Could you print only the lines from the one containing "PWREG_MAXC, PWREG_PART_DOUBLES, REG_LOSS_PARTS" through the end of the listing below, unchanged?

=== Section Start ===

# ... 210 lines not shown
    "sc_valid_mask_ne": (_i, [_vp, _i, _i, _i, _i, _d, C.c_int64, _vp, _vp]),
    "sc_mag1c_layout_columns": (_i, [_vp, _i, _i, _vp, _i, _i, _i, _vp, _vp, _vp, _vp, _vp, _vp, _vp]),
    "sc_mag1c_layout_ids_workspace_ints": (_sz, [C.c_int64, _i]),
    "sc_mag1c_layout_ids": (_i, [_vp, _vp, C.c_int64, _i, _i, _i, _vp, _vp, _vp, _vp, _vp, _vp, _vp, _vp]),
    "sc_trimmed_sum_workspace_bytes": (_sz, [_i]),
    "sc_trimmed_sums": (_i, [_vp, _i, _sz, _d, _vp, _vp, _sz, _vp]),
    "sc_band_ratio": (_i, [_vp, _vp, _vp, _i, _sz, _vp, _vp, _f, _f, _vp]),
    "sc_clip_scale": (_i, [_vp, _vp, _sz, _f, _f, _f, _f, _i, _vp]),
    "sc_mlr_workspace_bytes": (_sz, [_i, _sz, _i]),
    "sc_mlr_moments": (_i, [C.POINTER(sc_mlr_args), _vp, _sz, _vp]),
    "sc_mlr_solve": (_i, [C.POINTER(sc_mlr_args), _vp, _vp, _sz, _vp]),
    "sc_mlr_fit": (_i, [C.POINTER(sc_mlr_args), _vp, _vp, _sz, _vp]),
    "sc_mlr_predict": (_i, [C.POINTER(sc_mlr_args), _vp, _vp, _vp]),
    "sc_mlr_ratio": (_i, [C.POINTER(sc_mlr_args), _vp, _vp, _i, _i, _vp, _vp, _sz, _vp]),
    "sc_label_workspace_bytes": (_sz, [_i, _i, _i]),
    "sc_srf_bands": (_i, [C.POINTER(sc_srf_args), _vp]),
    "sc_window_stats_workspace_bytes": (_sz, [_i]),
    "sc_window_stats": (_i, [C.POINTER(sc_winstats_args), _vp, _sz, _vp]),
    "sc_glt_ortho": (_i, [C.POINTER(sc_ortho_args), _vp]),
    "sc_window_cut": (_i, [C.POINTER(sc_wcut_args), _vp]),
    "sc_scene_gather": (_i, [C.POINTER(sc_scene_args), _vp]),
    "sc_head_conv_fwd_k_mosaic": (_i, [C.POINTER(sc_src), _vp, _vp, _vp, _i, _i, C.c_int64, _vp, _vp, _i, _i, _i, _i, _i, _vp]),
    "sc_connected_components": (_i, [_vp, _i, _vp, _vp, _vp, _sz, _i, _i, _i, _vp]),
    "sc_proposed_mask": (_i, [_vp, C.c_int64, _vp, C.c_int64, _f, _i, _vp, _vp, _sz, _i, _i, _i, _vp]),
    "sc_packed_weight_floats_thin16": (_sz, [_i, _i, _i]),
    "sc_pack_weights_thin16": (_i, [_vp, _vp, _i, _i, _i, _vp]),
    "sc_conv3x3_thin16": (_i, [C.POINTER(sc_conv_args), _vp]),
    "sc_packed_weight_floats_sp": (_sz, [_i, _i, _i]),
    "sc_pack_weights_sp": (_i, [_vp, _vp, _i, _i, _i, _i, _vp]),
    "sc_sp_stat_rows": (_i, [_i, _i, _i, _i]),
    "sc_conv3x3_sp": (_i, [C.POINTER(sc_conv_args), _vp]),
    "sc_packed_weight_floats_spd": (_sz, [_i, _i, _i]),
    "sc_pack_weights_spd": (_i, [_vp, _vp, _i, _i, _i, _i, _i, _vp]),
    "sc_spd_vskip_ok": (_i, [_i, _i]),
    "sc_conv3x3_sp_dgrad": (_i, [C.POINTER(sc_conv_args), _vp]),
    "sc_sp_wgrad_workspace_bytes": (_sz, [_i, _i, _i, _i, _i]),
    "sc_conv3x3_sp_wgrad": (_i, [C.POINTER(sc_wgrad_args), _vp, _sz, _vp]),
    "sc_wgrad_scatter_cols": (_i, [_vp, _vp, _i, _i, _i, _i, _vp]),
    "sc_binary_opening": (_i, [_vp, _f, _i, _vp, _vp, _i, _i, _i, _vp]),
    "sc_threshold_confusion": (_i, [_vp, _vp, _vp, _vp, _i, _i, _vp, _vp, _i, _i, _i, _vp]),
    "sc_gather_augment": (_i, [_vp, _i, _i, _i, _i, _vp, _vp, _vp, _vp, _vp, _vp, _i, _i, _i, _i, _vp, _vp]),
    "sc_tile_window_sums": (_i, [_vp, _i, _i, _i, _vp, _vp, _i, _vp, _vp]),
    "sc_dwconv3x3_bwd_fused": (_i, [C.POINTER(sc_src), C.POINTER(sc_src), _vp, _vp, _vp, _vp, _i, _i, _i, _i, _i, _vp]),
    "sc_wgrad_thin16_workspace_floats": (_sz, [_i, _i, _i, _i, _i]),
    "sc_conv3x3_wgrad_thin16": (_i, [C.POINTER(sc_wgrad_args), _vp]),
    "sc_conv2d_wgrad_mfma_deferred": (_i, [C.POINTER(sc_wgrad_args), C.POINTER(sc_wgrad_pending), _vp]),
    "sc_wgrad_reduce_batch": (_i, [_vp, _vp, _i, C.c_uint32, _vp]),
    "sc_packed_weight_floats_pw3": (_sz, [_i, _i, _i]),
    "sc_conv1x1_pw3": (_i, [C.POINTER(sc_conv_args), _vp]),
    "sc_conv1x1_pw3_variant": (_i, [_i, _i, _i, _i]),
    "sc_wgrad_pw3_workspace_floats": (_sz, [_i, _i, _i, _i, _i]),
    "sc_wgrad_pw3_variant": (_i, [_i, _i, _i, _i, _i]),
    "sc_conv1x1_wgrad_pw3": (_i, [C.POINTER(sc_wgrad_args), C.POINTER(sc_wgrad_pending), _vp]),
    "sc_irb_supported": (_i, [_i, _i, _i, _i, _i, _i]),
    "sc_irb_variant": (_i, [_i, _i, _i, _i]),
    "sc_irb_eval": (_i, [C.POINTER(sc_irb_args), _vp]),
    "sc_irt_supported": (_i, [_i, _i, _i, _i, _i]),
    "sc_irt_rows": (_i, [_i, _i, _i, _i, _i]),
    "sc_irt_bwd_rows": (_i, [_i, _i, _i, _i]),
    "sc_irt_bwd_workspace_floats": (_sz, [_i, _i, _i, _i, _i]),
    "sc_irt_expand_stats": (_i, [C.POINTER(sc_irt_args), _vp, _vp]),
    "sc_irt_fwd": (_i, [C.POINTER(sc_irt_args), _vp, _vp, _vp]),
    "sc_irt_bwd": (_i, [C.POINTER(sc_irt_args), C.POINTER(sc_src), _vp, _vp, _vp, _vp]),
    "sc_irt_xmoments": (_i, [C.POINTER(sc_irt_args), _vp, _vp]),
    "sc_irt_bwd_fix": (_i, [C.POINTER(sc_irt_args), _vp, _vp, _vp, _vp, _i, _vp]),
    "sc_irt_wgrad_finalize": (_i, [C.POINTER(sc_irt_args), _vp, _vp, _vp, _vp]),
    "sc_maxpool2x2": (_i, [C.POINTER(sc_src), _vp, _i, _i, _i, _i, _vp]),
    "sc_upsample_bilinear2x": (_i, [C.POINTER(sc_src), _vp, _i, _i, _i, _i, _vp]),
    "sc_maxpool2x2_bwd": (_i, [C.POINTER(sc_src), _vp, _vp, _i, _i, _i, _i, _i, _vp]),
    "sc_upsample_bilinear2x_bwd": (_i, [_vp, _vp, _i, _i, _i, _i, _vp]),
    "sc_pwreg_param_floats": (_sz, [_i, _i, _i, _i]),
    "sc_pwreg_fwd": (_i, [_vp, _vp, _i, _i, _i, _i, _i, _i, _i, _vp, _vp]),
    "sc_reg_loss": (_i, [_vp, _vp, _sz, _i, _vp, _vp, _vp, _vp]),
    "sc_pwreg_sweep_blocks": (_i, [_i, _i, _i]),
    "sc_pwreg_train_sweep": (_i, [_vp, _vp, _vp, _i, _i, _i, _i, _i, _i, _i, _i, _vp, _vp]),
    "sc_pwreg_finalize": (_i, [_vp, _i, _vp, _i, _i, _i, _i, _d, _vp, _vp, _vp]),
    "sc_panel_minmax": (_i, [_vp, C.POINTER(sc_panel), _i, _vp, _vp]),
    "sc_render_panels": (_i, [_vp, C.POINTER(sc_panel), _i, _vp, _vp, _i, _i, _vp]),
    "sc_component_stats_workspace_bytes": (_sz, [_i, _i, _i, _i, _i]),
    "sc_component_stats": (_i, [C.POINTER(sc_cstats_args), _vp, _sz, _vp]),
    "sc_tiff_lzw_decode": (_i, [_vp, _sz, _vp, _sz, C.POINTER(C.c_size_t)]),
    "sc_tiff_unpredict": (_i, [_vp, _i, _i, _i, _i, _i, _i, _vp]),
}
REG_L1, REG_MSE, PWREG_G_FROM_MEMORY = 0, 1, 2
PWREG_MAXC, PWREG_PART_DOUBLES, REG_LOSS_PARTS = 16, 273, 256
PACK_SPD = 8
PACK_SP = 7
PACK_PW3 = 6
PACK_THIN16 = 5
TERMS_F16X2 = 4
SE_CROSS = 0xBA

=== Section End ===

§ SOLUTION FOR THIS TASK
PWREG_MAXC, PWREG_PART_DOUBLES, REG_LOSS_PARTS = 16, 273, 256
PACK_SPD = 8
PACK_SP = 7
PACK_PW3 = 6
PACK_THIN16 = 5
TERMS_F16X2 = 4
SE_CROSS = 0xBA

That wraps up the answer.